» ASSIGNED TASK
Filter this listing down to the lines that contain the word "LpvArgs", and copy them.

» MATERIAL FOR THE TASK
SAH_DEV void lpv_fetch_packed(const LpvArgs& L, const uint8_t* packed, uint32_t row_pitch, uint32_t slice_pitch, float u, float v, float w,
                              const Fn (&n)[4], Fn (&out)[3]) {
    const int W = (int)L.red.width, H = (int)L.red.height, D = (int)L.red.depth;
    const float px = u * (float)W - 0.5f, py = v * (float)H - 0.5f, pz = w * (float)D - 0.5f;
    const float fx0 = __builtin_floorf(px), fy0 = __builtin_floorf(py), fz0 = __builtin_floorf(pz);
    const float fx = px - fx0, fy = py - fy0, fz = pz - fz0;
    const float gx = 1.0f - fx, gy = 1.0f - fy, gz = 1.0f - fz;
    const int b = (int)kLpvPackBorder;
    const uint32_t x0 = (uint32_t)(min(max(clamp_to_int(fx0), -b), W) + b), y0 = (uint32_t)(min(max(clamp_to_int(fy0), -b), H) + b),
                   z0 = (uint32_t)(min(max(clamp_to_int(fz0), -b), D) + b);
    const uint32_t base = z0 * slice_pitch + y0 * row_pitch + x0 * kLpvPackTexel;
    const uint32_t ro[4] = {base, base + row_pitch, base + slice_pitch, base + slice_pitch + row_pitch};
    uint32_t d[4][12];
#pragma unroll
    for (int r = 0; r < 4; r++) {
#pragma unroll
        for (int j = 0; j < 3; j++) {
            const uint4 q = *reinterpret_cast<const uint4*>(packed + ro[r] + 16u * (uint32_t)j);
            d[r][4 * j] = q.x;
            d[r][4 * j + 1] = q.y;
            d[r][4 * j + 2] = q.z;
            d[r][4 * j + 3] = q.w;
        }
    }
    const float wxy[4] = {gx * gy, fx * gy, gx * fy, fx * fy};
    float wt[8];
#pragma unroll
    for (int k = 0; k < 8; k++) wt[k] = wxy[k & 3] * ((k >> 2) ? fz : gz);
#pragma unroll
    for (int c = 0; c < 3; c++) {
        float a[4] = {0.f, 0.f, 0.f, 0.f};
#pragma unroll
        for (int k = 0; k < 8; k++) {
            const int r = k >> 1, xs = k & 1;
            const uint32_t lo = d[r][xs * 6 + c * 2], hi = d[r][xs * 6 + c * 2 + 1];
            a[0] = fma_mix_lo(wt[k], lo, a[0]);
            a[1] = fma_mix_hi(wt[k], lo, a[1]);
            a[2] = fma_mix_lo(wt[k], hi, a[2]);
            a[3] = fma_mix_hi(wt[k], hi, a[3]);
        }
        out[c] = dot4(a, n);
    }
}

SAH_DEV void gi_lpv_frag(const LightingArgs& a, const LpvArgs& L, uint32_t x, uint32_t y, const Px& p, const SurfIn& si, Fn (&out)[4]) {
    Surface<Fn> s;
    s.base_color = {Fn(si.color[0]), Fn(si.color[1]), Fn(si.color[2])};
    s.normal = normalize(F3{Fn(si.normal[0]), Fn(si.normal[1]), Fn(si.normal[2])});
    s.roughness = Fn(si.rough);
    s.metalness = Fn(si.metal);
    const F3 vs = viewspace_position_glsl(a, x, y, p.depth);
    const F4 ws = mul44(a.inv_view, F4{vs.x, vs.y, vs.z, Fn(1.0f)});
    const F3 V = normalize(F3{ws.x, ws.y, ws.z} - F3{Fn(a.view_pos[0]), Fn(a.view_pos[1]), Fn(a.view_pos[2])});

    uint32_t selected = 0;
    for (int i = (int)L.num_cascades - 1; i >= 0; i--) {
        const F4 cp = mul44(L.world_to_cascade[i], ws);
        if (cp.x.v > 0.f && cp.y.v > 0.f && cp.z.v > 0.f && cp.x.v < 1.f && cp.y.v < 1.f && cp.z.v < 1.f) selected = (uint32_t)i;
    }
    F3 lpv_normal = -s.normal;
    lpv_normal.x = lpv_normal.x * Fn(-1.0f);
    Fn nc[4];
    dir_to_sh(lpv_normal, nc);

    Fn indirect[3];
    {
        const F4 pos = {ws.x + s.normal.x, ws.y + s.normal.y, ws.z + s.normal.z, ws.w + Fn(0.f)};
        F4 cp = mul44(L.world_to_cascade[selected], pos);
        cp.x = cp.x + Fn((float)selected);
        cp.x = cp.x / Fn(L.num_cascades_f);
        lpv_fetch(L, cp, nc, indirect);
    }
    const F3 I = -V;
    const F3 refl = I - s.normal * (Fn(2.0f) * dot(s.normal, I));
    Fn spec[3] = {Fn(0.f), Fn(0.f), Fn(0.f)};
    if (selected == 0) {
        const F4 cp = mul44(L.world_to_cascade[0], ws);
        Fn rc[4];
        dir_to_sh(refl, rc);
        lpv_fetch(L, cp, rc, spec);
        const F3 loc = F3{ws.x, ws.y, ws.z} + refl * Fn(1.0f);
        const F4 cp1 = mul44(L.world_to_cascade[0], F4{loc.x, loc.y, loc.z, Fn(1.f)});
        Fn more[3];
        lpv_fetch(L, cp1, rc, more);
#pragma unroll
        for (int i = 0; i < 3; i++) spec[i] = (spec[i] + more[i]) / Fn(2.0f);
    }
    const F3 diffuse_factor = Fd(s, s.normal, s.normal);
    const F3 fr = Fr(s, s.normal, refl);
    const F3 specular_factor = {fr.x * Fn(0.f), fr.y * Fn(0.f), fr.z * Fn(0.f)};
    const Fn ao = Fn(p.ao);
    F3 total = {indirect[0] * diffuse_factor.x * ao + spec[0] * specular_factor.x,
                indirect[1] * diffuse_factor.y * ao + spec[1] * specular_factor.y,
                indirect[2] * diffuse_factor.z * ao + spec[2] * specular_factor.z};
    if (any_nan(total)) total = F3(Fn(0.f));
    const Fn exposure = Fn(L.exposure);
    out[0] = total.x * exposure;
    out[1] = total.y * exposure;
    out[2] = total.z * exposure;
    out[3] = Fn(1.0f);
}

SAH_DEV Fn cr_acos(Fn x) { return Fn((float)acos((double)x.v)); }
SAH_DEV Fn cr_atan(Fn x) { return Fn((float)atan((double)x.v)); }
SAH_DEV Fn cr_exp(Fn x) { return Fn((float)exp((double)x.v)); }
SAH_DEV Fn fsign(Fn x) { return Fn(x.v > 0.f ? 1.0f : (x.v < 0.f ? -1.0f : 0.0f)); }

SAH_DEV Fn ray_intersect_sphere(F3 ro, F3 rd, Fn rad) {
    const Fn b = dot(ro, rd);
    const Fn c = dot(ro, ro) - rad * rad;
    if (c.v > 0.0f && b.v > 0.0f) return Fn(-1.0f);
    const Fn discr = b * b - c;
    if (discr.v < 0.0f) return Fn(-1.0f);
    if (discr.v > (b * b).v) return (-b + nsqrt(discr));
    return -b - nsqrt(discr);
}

==

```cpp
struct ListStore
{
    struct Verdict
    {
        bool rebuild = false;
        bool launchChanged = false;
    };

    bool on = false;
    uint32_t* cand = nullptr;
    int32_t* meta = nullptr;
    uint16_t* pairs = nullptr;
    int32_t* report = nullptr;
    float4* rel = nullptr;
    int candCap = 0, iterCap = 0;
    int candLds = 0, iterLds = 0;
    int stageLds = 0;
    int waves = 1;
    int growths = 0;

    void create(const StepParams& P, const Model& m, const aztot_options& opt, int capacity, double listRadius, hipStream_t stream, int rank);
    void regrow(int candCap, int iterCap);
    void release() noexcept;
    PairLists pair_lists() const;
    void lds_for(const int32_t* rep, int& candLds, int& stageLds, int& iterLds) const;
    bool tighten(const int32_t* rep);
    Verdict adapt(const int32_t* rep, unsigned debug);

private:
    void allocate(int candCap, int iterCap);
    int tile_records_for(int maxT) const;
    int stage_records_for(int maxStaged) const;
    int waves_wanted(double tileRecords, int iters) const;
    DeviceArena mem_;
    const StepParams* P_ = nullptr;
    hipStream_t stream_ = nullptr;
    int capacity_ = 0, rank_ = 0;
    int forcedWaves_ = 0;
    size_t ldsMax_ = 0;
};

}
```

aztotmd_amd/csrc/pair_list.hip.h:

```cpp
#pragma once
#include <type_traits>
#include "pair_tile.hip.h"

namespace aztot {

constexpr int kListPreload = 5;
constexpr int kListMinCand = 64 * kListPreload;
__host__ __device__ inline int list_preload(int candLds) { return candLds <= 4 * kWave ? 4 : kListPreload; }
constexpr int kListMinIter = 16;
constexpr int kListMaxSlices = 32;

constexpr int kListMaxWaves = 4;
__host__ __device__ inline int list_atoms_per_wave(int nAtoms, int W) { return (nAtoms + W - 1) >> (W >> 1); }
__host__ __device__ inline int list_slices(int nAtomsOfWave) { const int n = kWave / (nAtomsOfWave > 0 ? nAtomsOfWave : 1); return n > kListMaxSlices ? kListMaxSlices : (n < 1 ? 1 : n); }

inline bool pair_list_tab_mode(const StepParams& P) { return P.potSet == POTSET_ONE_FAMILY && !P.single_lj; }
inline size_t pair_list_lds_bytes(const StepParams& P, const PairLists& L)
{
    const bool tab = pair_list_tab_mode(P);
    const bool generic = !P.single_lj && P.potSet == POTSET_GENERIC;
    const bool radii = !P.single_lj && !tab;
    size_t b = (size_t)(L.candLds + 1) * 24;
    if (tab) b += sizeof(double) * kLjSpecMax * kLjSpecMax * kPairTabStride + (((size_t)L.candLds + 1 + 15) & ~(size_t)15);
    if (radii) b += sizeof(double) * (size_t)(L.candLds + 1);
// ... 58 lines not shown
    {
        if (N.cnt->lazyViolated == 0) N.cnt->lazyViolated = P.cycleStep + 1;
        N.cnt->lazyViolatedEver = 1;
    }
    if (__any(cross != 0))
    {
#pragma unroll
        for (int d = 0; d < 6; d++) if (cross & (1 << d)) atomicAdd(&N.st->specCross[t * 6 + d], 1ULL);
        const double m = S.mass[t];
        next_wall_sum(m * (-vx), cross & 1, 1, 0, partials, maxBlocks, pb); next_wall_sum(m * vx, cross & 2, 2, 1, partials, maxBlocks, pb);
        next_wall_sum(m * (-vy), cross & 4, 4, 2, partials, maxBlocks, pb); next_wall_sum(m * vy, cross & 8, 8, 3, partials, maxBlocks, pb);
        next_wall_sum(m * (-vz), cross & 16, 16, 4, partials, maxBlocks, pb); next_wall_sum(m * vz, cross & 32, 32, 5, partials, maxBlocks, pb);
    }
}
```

» EXERCISE OUTPUT
SAH_DEV void lpv_fetch_packed(const LpvArgs& L, const uint8_t* packed, uint32_t row_pitch, uint32_t slice_pitch, float u, float v, float w,
SAH_DEV void gi_lpv_frag(const LightingArgs& a, const LpvArgs& L, uint32_t x, uint32_t y, const Px& p, const SurfIn& si, Fn (&out)[4]) {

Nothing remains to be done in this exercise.